Tag Archives: carseats

5 Inventions Parents Need Now

Standard
5 Inventions Parents Need Now

1. Magnetic Harness: Props to my brother-in-law for coming up with this no-hassle timesaver.  Like most parents of toddlers and infants, we both feel like no other daily activity sucks the life out of you more than the relentless putting kids in and taking kids out of car seats. I am definitely jealous of my parents’ generation who couldn’t be bothered with this frivolous safety measure, and could have any amount of kids piled in a car with no legal repercussions or parental guilt. During this period, I may have ridden on top of the car holding on to only the rack and rolled out of the car as an infant, but oh the freedom! We can have the best of both worlds with this invention. Instead of losing your mind buckling and unbuckling, loosening, unloosening, getting old food on your fingers, jamming your fingers, fighting your children, pinning them down, arguing about who gets to do the buckle, you just outfit them in the morning in their special magnetic harness and when they get close to the carseat- SHOOOOP- it just locks them in. You can even have magnetic spots in strategic places throughout the house for mealtimes, timeouts, etc. “Did you just hit your brother?!” SHOOOP! “Time for dinner!” SHOOOP! Amazing.

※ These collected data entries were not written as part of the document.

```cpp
int mte_invdepth_bwd_weight(const void* x, long ldx, const float* dlogit, float* dwb, float* records,
                            int B, int H, int W, int C, int dtype, hipStream_t stream) {
    (void)hipGetLastError();
    if (!x || !dlogit || !dwb || !records || !head_ok(C)) return MTE_ERR_ARG;
    const long npix = (long)B * H * W;
    HeadArgs a{}; a.x = x; a.ldx = ldx; a.dlogit = dlogit; a.dw = records; a.rec_stride = head_record_stride(C);
    a.B = B; a.H = H; a.W = W; a.C = C; a.npix = npix;
    const int n = C * 9 + 1;
    if (dtype == MTE_DT_BF16) {
        int groups = 0;
        const int rc = tap_wgrad_mfma_launch((const bf16_t*)x, ldx, dlogit, records, a.rec_stride, B, H, W, C, -1, 0, 1, HEAD_WGRAD_MAX_BLOCKS, &groups, stream);
        if (rc == MTE_OK) {
            hipLaunchKernelGGL(invdepth_reduce_kernel, dim3((n + 63) / 64), dim3(1024), 0, stream, records, a.rec_stride, groups, n, dwb);
            return mte_check_launch();
        }
        if (rc != MTE_ERR_UNSUPPORTED) return rc;
    }
    const size_t lds = sizeof(float) * (C * 9 + 4);
    long g = head_strips(B, H, W, C);
    static std::atomic<int> res_b[64], res_f[64];
    const int ci = (C >> 3) & 63;
    const long res = dtype == MTE_DT_BF16 ? head_resident(invdepth_bwd_weight_kernel<bf16_t>, lds, &res_b[ci]) : head_resident(invdepth_bwd_weight_kernel<float>, lds, &res_f[ci]);
    if (g > res) g = res;
    if (g > HEAD_WGRAD_MAX_BLOCKS) g = HEAD_WGRAD_MAX_BLOCKS;
    if (dtype == MTE_DT_BF16) hipLaunchKernelGGL(invdepth_bwd_weight_kernel<bf16_t>, dim3((unsigned)g), dim3(256), lds, stream, a);
    else hipLaunchKernelGGL(invdepth_bwd_weight_kernel<float>, dim3((unsigned)g), dim3(256), lds, stream, a);
    hipLaunchKernelGGL(invdepth_reduce_kernel, dim3((n + 63) / 64), dim3(1024), 0, stream, records, a.rec_stride, (int)g, n, dwb);
    return mte_check_launch();
}
// ... 14 lines not shown
    if (dtype == MTE_DT_BF16) hipLaunchKernelGGL(upsample_inv_kernel<bf16_t>, dim3(grid), dim3(256), 0, stream, inv, (bf16_t*)dst, ldd, B, h, w);
    else hipLaunchKernelGGL(upsample_inv_kernel<float>, dim3(grid), dim3(256), 0, stream, inv, (float*)dst, ldd, B, h, w);
    return mte_check_launch();
}
int mte_upsample_inv_bwd(const void* dsrc, long lds_, float* dinv, int B, int h, int w, int accumulate, int dtype, hipStream_t stream) {
    (void)hipGetLastError();
    if (!dsrc || !dinv) return MTE_ERR_ARG;
    const int grid = stream_grid((long)B * h * w);
    if (dtype == MTE_DT_BF16) hipLaunchKernelGGL(upsample_inv_bwd_kernel<bf16_t>, dim3(grid), dim3(256), 0, stream, (const bf16_t*)dsrc, lds_, dinv, B, h, w, accumulate);
    else hipLaunchKernelGGL(upsample_inv_bwd_kernel<float>, dim3(grid), dim3(256), 0, stream, (const float*)dsrc, lds_, dinv, B, h, w, accumulate);
    return mte_check_launch();
}

int mte_rank1_conv_fwd(const float* inv, const float* w, long w_stride, void* y, long ldy, int B, int h, int wl, int N, int dtype, hipStream_t stream) {
    (void)hipGetLastError();
    if (!inv || !w || !y || N % 32 != 0 || N > 256 || B < 1 || h < 1 || wl < 1) return MTE_ERR_ARG;
    const int per16 = dtype == MTE_DT_BF16 ? 8 : 4;
    const int grid = stream_grid((long)B * 2 * h * ((2 * wl + 63) / 64) * (N / per16));
    if (dtype == MTE_DT_BF16) hipLaunchKernelGGL(rank1_conv_fwd_kernel<bf16_t>, dim3(grid), dim3(256), 0, stream, inv, w, w_stride, (bf16_t*)y, ldy, B, h, wl, N);
    else hipLaunchKernelGGL(rank1_conv_fwd_kernel<float>, dim3(grid), dim3(256), 0, stream, inv, w, w_stride, (float*)y, ldy, B, h, wl, N);
    return mte_check_launch();
}
int mte_rank1_conv_bwd_data(const void* dy, long lddy, const float* w, long w_stride, float* dinv, int B, int h, int wl, int N, int accumulate, int dtype,
                            hipStream_t stream) {
    (void)hipGetLastError();
    if (!dy || !w || !dinv || (N != 32 && N != 64 && N != 128) || B < 1 || h < 1 || wl < 1) return MTE_ERR_ARG;
    const int per16 = dtype == MTE_DT_BF16 ? 8 : 4;
    const int grid = stream_grid((long)B * h * ((wl + 15) / 16) * (N / per16));
    const size_t lds = sizeof(float) * 25 * N;
    if (dtype == MTE_DT_BF16) hipLaunchKernelGGL(rank1_conv_bwd_data_kernel<bf16_t>, dim3(grid), dim3(256), lds, stream, (const bf16_t*)dy, lddy, w, w_stride, dinv, B, h, wl, N, accumulate);
    else hipLaunchKernelGGL(rank1_conv_bwd_data_kernel<float>, dim3(grid), dim3(256), lds, stream, (const float*)dy, lddy, w, w_stride, dinv, B, h, wl, N, accumulate);
    return mte_check_launch();
}
constexpr int RANK1_BWD_WGS = 1024;
long mte_rank1_conv_bwd_records_elems(int N) { return (long)RANK1_BWD_WGS * N * 9; }
int mte_rank1_conv_bwd_weight(const void* dy, long lddy, const float* inv, float* dw, long dw_stride, float* records,
                              int B, int h, int wl, int N, int dtype, hipStream_t stream) {
    (void)hipGetLastError();
    if (!dy || !inv || !dw || !records || (N != 32 && N != 64 && N != 128) || B < 1 || h < 1 || wl < 1) return MTE_ERR_ARG;
    if (dtype == MTE_DT_BF16) {
        int groups = 0;
        const int rc = tap_wgrad_mfma_launch((const bf16_t*)dy, lddy, inv, records, (long)N * 9, B, 2 * h, 2 * wl, N, +1, 1, 0, RANK1_BWD_WGS, &groups, stream);
        if (rc == MTE_OK) {
            hipLaunchKernelGGL(rank1_wgrad_reduce_kernel, dim3((N * 9 + 3) / 4), dim3(256), 0, stream, records, groups, N, dw, dw_stride);
            return mte_check_launch();
        }
        if (rc != MTE_ERR_UNSUPPORTED) return rc;
    }
    const int per16 = dtype == MTE_DT_BF16 ? 8 : 4;
    const long items = (long)B * h * ((wl + 15) / 16) * (N / per16);
    long g = (items + 255) / 256; if (g > RANK1_BWD_WGS) g = RANK1_BWD_WGS; if (g < 1) g = 1;
    const size_t lds = sizeof(float) * 4 * N * 9;
    if (dtype == MTE_DT_BF16) hipLaunchKernelGGL(rank1_conv_bwd_weight_kernel<bf16_t>, dim3((unsigned)g), dim3(256), lds, stream, (const bf16_t*)dy, lddy, inv, records, B, h, wl, N);
    else hipLaunchKernelGGL(rank1_conv_bwd_weight_kernel<float>, dim3((unsigned)g), dim3(256), lds, stream, (const float*)dy, lddy, inv, records, B, h, wl, N);
    hipLaunchKernelGGL(rank1_wgrad_reduce_kernel, dim3((N * 9 + 3) / 4), dim3(256), 0, stream, records, (int)g, N, dw, dw_stride);
    return mte_check_launch();
}
int mte_upsample2_f32(const float* inv, float* out, int B, int h, int wl, hipStream_t stream) {
    (void)hipGetLastError();
    if (!inv || !out || B < 1 || h < 1 || wl < 1) return MTE_ERR_ARG;
    hipLaunchKernelGGL(upsample2_f32_kernel, dim3(stream_grid((long)B * 4 * h * wl)), dim3(256), 0, stream, inv, out, B, h, wl);
    return mte_check_launch();
}

int mte_copy_channels(const void* src, long lds_, void* dst, long ldd, long npix, int C, int dtype, hipStream_t stream) {
    (void)hipGetLastError();
// ... 61 lines not shown
```

mindtheedge_amd/kernels.py:

```python
import ctypes
import itertools
import math
import os
import weakref

import torch

from ._lib import lib, MteError

DT_BF16, DT_F32 = 0, 1
_state = {"compute_dtype": torch.bfloat16, "weights_epoch": 0}


def set_compute_dtype(dtype):
    dtype = {"bf16": torch.bfloat16, "fp32": torch.float32, "f32": torch.float32}.get(dtype, dtype)
    assert dtype in (torch.bfloat16, torch.float32)
    _state["compute_dtype"] = dtype


def compute_dtype():
    return _state["compute_dtype"]


def bump_weights_epoch():
# ... 870 lines not shown
        yp, ldy = _pl(y)
        w1 = w.detach().data_ptr() + 4 * cm * 9
        xp, ldx = _pl(x)
        if (_cfg["fuse_inv_term"] and pack is not None and _patch_ok(W, Cp, cout, kh, kw, x.dtype)
                and lib.mte_conv2d_patch_fwd_rank1_ok(_ptr(b), ldx, B, H, W, Cp, cout) == 1):
            lib.mte_conv2d_patch_fwd_rank1(xp, ldx, pack.get_patch(wm, 'f').data_ptr(), _ptr(b), yp, ldy, B, H, W, Cp, cout,
                                           invc.data_ptr(), w1, cin * 9, _stream())
        else:
            lib.mte_rank1_conv_fwd(invc.data_ptr(), w1, cin * 9, yp, ldy, B, H // 2, W // 2, cout, _dt(y), _stream())
            conv_forward(x, wf, b, cout, kh, kw, out=y, pack=pack, w=wm, accumulate=True)
        z, stats = _gn_forward(y, None, None, gamma, beta, GN_EPS, out=None if out is None else alias_of(out))
        ctx.save_for_backward(x, invc, w, wm, y, stats, gamma, beta)
        ctx.pack = pack
        ctx.bias = b
        return z

    @staticmethod
    def backward(ctx, dz):
        x, invc, w, wm, y, stats, gamma, beta = ctx.saved_tensors
        b = ctx.bias
        cout, cin, kh, kw = w.shape
        cm = cin - 1
        B, Cp, H, W = x.shape
        gg, sg = _grad_dst(gamma, zero=True)
        gb, sb = _grad_dst(beta, zero=True)
        gbias, sbias = _grad_dst(b, zero=True)
        gw, sw = _grad_dst(w)
        dy, _, dgamma, dbeta, db = _gn_backward(dz, y, None, None, stats, gamma, beta, GN_EPS, False, want_dbias=True,
                                                dgamma=gg, dbeta=gb, dbias=gbias)
        dyp, lddy = _pl(dy)

        dinv = torch.empty((B, 1, H // 2, W // 2), dtype=torch.float32, device=x.device)
        wl = w.detach()
        lib.mte_rank1_conv_bwd_data(dyp, lddy, wl.data_ptr() + 4 * cm * 9, cin * 9, dinv.data_ptr(), B, H // 2, W // 2, cout, 0, _dt(dy), _stream())

        def weight_gradients():
            dwm, _ = _conv_wgrad(x, dy, wm, False, None, None)
            gw[:, :cm].copy_(dwm)
            rec = torch.empty((int(lib.mte_rank1_conv_bwd_records_elems(cout)),), dtype=torch.float32, device=x.device)
            lib.mte_rank1_conv_bwd_weight(dyp, lddy, invc.data_ptr(), gw.data_ptr() + 4 * cm * 9, cin * 9, rec.data_ptr(), B, H // 2, W // 2, cout, _dt(dy), _stream())

        if sw and _side["enabled"]:
            if _side["keep_bytes"] > _SIDE_KEEP_LIMIT:
                join_side_stream()
            with torch.cuda.stream(_side_stream_for(x, dy, invc)):
                weight_gradients()
        else:
            weight_gradients()
        dx = None
        if ctx.needs_input_grad[0]:
            dx = conv_backward(x, dy, wm, ctx.pack, True, need_dw=False, need_dbias=False, fork_slot=ctx.fork_slot)[0]
        if not ctx.needs_input_grad[1]:
            dinv = None
        return dx, dinv, _grad_ret(w, gw, sw), _grad_ret(b, db, sbias), _grad_ret(gamma, dgamma, sg), _grad_ret(beta, dbeta, sb), None, None


class ConvFn(torch.autograd.Function):

    @staticmethod
    def forward(ctx, x, w, b, pack, bias_grad=True):
        ctx.fork_slot = getattr(x, "_mte_fork_slot", None)
        wf, _ = pack.get(w, x.dtype, bool(ctx.needs_input_grad[0]))
        cout, cin, kh, kw = w.shape
        y = conv_forward(x, wf, b, cout, kh, kw, pack=pack, w=w)
        ctx.save_for_backward(x, w)
        ctx.pack = pack
        ctx.bias = b
# ... 448 lines not shown
            else:
                g3, gb3 = _deliver_pair(w3, b3, dk3b, 108)
            return (g3, gb3, _grad_ret(w, dw_band, gw_sunk), _grad_ret(b, db, gb_sunk))

        if _side["enabled"] and _all_sunk(w3, b3, w, b):
            with torch.cuda.stream(_side_stream_for(P, dy, T1, T2, dyb1, dyb2, dTs[0], dTs[1], xb1, xb2, Wf)):
                g3, gb3, gw, gb = weight_grads()
        else:
            g3, gb3, gw, gb = weight_grads()
        dx = new_act(B, C, H, W, P.dtype, dev)
        if not _dgrad_unshuffled(dy, Wf, pack_fold, dx, k + 2):
            dP, _, _ = conv_backward(P, dy, Wf, pack_fold, True, need_dw=False)
            sp, lds_ = _pl(dP)
            dp_, ldd = _pl(dx)
            lib.mte_pixel_shuffle(sp, lds_, dp_, ldd, B, H, W, C, 1, dt, _stream())
        bands.join()
        _rects([(dxb[0][:B], 0, 0, dx, 0, 0, 2 * hb, W, 1), (dxb[0][B:], 0, 0, dx, H - 2 * hb, 0, 2 * hb, W, 1)])
        _rects([(dxb[1][:B], 0, 0, dx, 0, 0, H, 2 * hb, 1), (dxb[1][B:], 0, 0, dx, 0, W - 2 * hb, H, 2 * hb, 1)])
        return (dx, g3, gb3, gw, gb, _grad_ret(gamma, dgamma, sg), _grad_ret(beta, dbeta, sbt), None, None, None)


class InvDepthFn(torch.autograd.Function):

    @staticmethod
    def forward(ctx, x, w, b, min_depth):
        B, C, H, W = x.shape
        out = torch.empty((B, 1, H, W), dtype=torch.float32, device=x.device)
        xp, ldx = _pl(x)
        wc = w.detach().contiguous().float()
        lib.mte_invdepth_fwd(xp, ldx, wc.data_ptr(), b.detach().float().data_ptr(), out.data_ptr(), B, H, W, C, min_depth, _dt(x), _stream())
        ctx.save_for_backward(x, wc, out)
        ctx.min_depth = min_depth
        ctx.params = (w, b)
        return out

    @staticmethod
    def backward(ctx, dout):
        x, wc, out = ctx.saved_tensors
        w, b = ctx.params
        B, C, H, W = x.shape
        dout = dout.contiguous().float()
        dx = new_act(B, C, H, W, x.dtype, x.device)
        dlogit = torch.empty((B, H, W), dtype=torch.float32, device=x.device)
        dxp, lddx = _pl(dx)
        lib.mte_invdepth_bwd_data(wc.data_ptr(), out.data_ptr(), dout.data_ptr(), dlogit.data_ptr(), dxp, lddx,
                                  B, H, W, C, ctx.min_depth, _dt(x), _stream())

        def weight_grads():
            xp, ldx = _pl(x)
            dst = _claim_adjacent(w, b) if tuple(w.shape) == (1, C, 3, 3) and b.numel() == 1 else None
            dwb = dst if dst is not None else torch.empty((C * 9 + 1,), dtype=torch.float32, device=x.device)
            rec = torch.empty((int(lib.mte_invdepth_bwd_weight_workspace_elems(C)),), dtype=torch.float32, device=x.device)
            lib.mte_invdepth_bwd_weight(xp, ldx, dlogit.data_ptr(), dwb.data_ptr(), rec.data_ptr(), B, H, W, C, _dt(x), _stream())
            if dst is not None:
                _announce(w, b)
                return None, None
            return _deliver_pair(w, b, dwb, C * 9)

        if _side["enabled"] and _all_sunk(w, b):
            with torch.cuda.stream(_side_stream_for(x, dlogit)):
                dw, db = weight_grads()
        else:
            dw, db = weight_grads()
        return dx, dw, db, None


def _pending_slot(slot):
    while slot is not None:
        if slot["buf"] is not None:
            return slot if "pending" in slot else None
        slot = slot["parent"]
    return None


def _flush_pending(slot):
    dy3, w3, pack3 = slot.pop("pending")
    dx = slot["buf"]
    B, Cp, H, W = dx.shape
    cout = w3.shape[0]
# ... 134 lines not shown
```

Baseline: 380.4 images/sec.

## Accumulate invdepth dx into fork-slot buffer and add row-strip rank1 bwd-data kernel

The inverse-depth head backward can now add its input gradient directly into a pre-existing fork-slot gradient buffer through a new accumulate variant of the kernel. This avoids allocating a separate dx and summing the branch gradients later. The rank-1 conv backward-data path switches to a new 512-thread kernel. That kernel folds the 3x3 weights into per-phase sums, walks row strips sized to the resident block count, and reduces across channels with LDS plus shuffles. The cost is more complex indexing, extra loads of the existing dx in the accumulate path, and a dependency on fork-slot bookkeeping being correct.

```diff
diff --git a/include/mte_kernels.h b/include/mte_kernels.h
--- a/include/mte_kernels.h
+++ b/include/mte_kernels.h
@@ -105,6 +105,8 @@
                      int B, int H, int W, int C, float min_depth, int dtype, mte_stream_t stream);
 int mte_invdepth_bwd_data(const float* w, const float* inv_out, const float* dout, float* dlogit,
                           void* dx, long lddx, int B, int H, int W, int C, float min_depth, int dtype, mte_stream_t stream);
+int mte_invdepth_bwd_data_acc(const float* w, const float* inv_out, const float* dout, float* dlogit,
+                              void* dx, long lddx, int B, int H, int W, int C, float min_depth, int dtype, mte_stream_t stream);
 long mte_invdepth_bwd_weight_workspace_elems(int C);
 int mte_invdepth_bwd_weight(const void* x, long ldx, const float* dlogit, float* dwb, float* records,
                             int B, int H, int W, int C, int dtype, mte_stream_t stream);
@@ -112,6 +114,8 @@
 int mte_rank1_conv_fwd(const float* inv, const float* w, long w_stride, void* y, long ldy, int B, int h, int wl, int N, int dtype, mte_stream_t stream);
 int mte_rank1_conv_bwd_data(const void* dy, long lddy, const float* w, long w_stride, float* dinv, int B, int h, int wl, int N, int accumulate, int dtype,
                             mte_stream_t stream);
+int mte_rank1_conv_bwd_data_rows(const void* dy, long lddy, const float* w, long w_stride, float* dinv, int B, int h, int wl, int N, int accumulate, int dtype,
+                                 mte_stream_t stream);
 int mte_upsample2_f32(const float* inv, float* out, int B, int h, int wl, mte_stream_t stream);
 int mte_conv2d_patch_fwd_rank1_ok(const float* bias, long ldx, int B, int H, int W, int Cin_p, int N);
 int mte_conv2d_patch_fwd_rank1(const void* x, long ldx, const void* wpatch, const float* bias, void* y, long ldy, int B, int H, int W, int Cin_p, int N,
diff --git a/mindtheedge_amd/csrc/heads_misc.hip b/mindtheedge_amd/csrc/heads_misc.hip
--- a/mindtheedge_amd/csrc/heads_misc.hip
+++ b/mindtheedge_amd/csrc/heads_misc.hip
@@ -209,7 +209,7 @@
     }
 #define HEAD_DL(D, CX) (((D).ok && xok[CX]) ? (D).v[CX] : 0.f)
 
-template <typename T>
+template <typename T, bool ACC>
 __global__ __launch_bounds__(256) void invdepth_bwd_data_kernel(HeadArgs a) {
     HEAD_MAP();
     float wr[9][8];
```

2. Rent-A-12-Year-Old: Tell me if this sounds familiar: Your hard-to-get-to-sleep child has just fallen asleep in the car on the way to get something at the store that you need desperately. You know that if you try to get him out, he will wake up and refuse to go to sleep at any other convenient time. You know that to retrieve and buy your item will probably take tops 5 minutes, but you don’t want to leave your child in the car because calling CPS turns out to be a popular hobby. Who can solve this problem? Rent-A-12-Year-Old. 12-year-olds are the perfect combination of individuals with a lot of time on their hands and just the right amount of capability. You just pick them up on your way to run errands and they sit in the car with your children while you do everything you need the way it is supposed to be done: tantrum and napless-child free. If anyone comes to bother them about being left in the car, they just pass their Certified Rent-A-12-Year-Old card through a crack in the window.

3. Drive-Thru Everything: Question: What is the only thing stopping you from making an amazing healthy and delicious meal for your children? Answer: The potential shenanigans that make a shopping trip seem like a really bad decision. Because invention 1 and 2 are not available yet, here are the steps necessary to make dinner: get everyone out of the house in appropriate clothing, get everyone in the car, drive to the store, get everyone out of the car and through the parking lot, sanitize the cart, shop for your items, resist buying a flashing neon ball, resist buying a big-eyed prostitute-looking doll, try not to forget all of your ingredients while you drag your screaming toddler through the store, go to the ice cream aisle, walk away from the ice cream aisle, return to the ice cream aisle and buy a flavor that you don’t even like,  resist buying candy at the register, find your credit card or cash in your catch-all purse, try to maintain normal chit-chat with the clerk, blow your other child’s nose while paying, leave without your groceries, return to get your groceries, get groceries and children into car, drive home. Dinner is supposed to happen after all of this, but mostly everyone is just so glad to have made it home that you end up eating toast and cheese sticks like you would’ve anyway. Here are the steps required for a drive-thru store: call your friendly neighborhood store to order and pay for your ingredients, get everyone in the car, drive up to the store entrance and park, wait for a polite young man to load your groceries, drive away feeling like a million bucks, make a delicious dinner that tastes like a picture on Pinterest looks, humbly accept “Mommy of the Year” award.

4. Miniature Crib Elevator: I’m going to blow your mind with my parent knowledge right now: Babies love to sleep in your arms. And they don’t totally hate sleeping on a flat surface. The real cincher is that they loathe being put there, so the trick is getting them seamlessly from your arms to the flat surface. I don’t care what the sleeping books tell you: the only difference between a sleeping baby and an awake baby is the perfect execution of the physical feat of placing your baby in the crib as if they had just floated there. I’m not one to brag, but I’ve accomplished this a couple of times. After attempting it around 4,000 times. Apart from giving all new parents ninja training, only the Crib Elevator can turn this dismal success rate around.

5. Just One Pair of Baby Socks That Actually Stays On: If you have ever seen socks on a baby, without exception, they are either taped on or they have been put on in the last 10 minutes. All I’m asking for is one pair.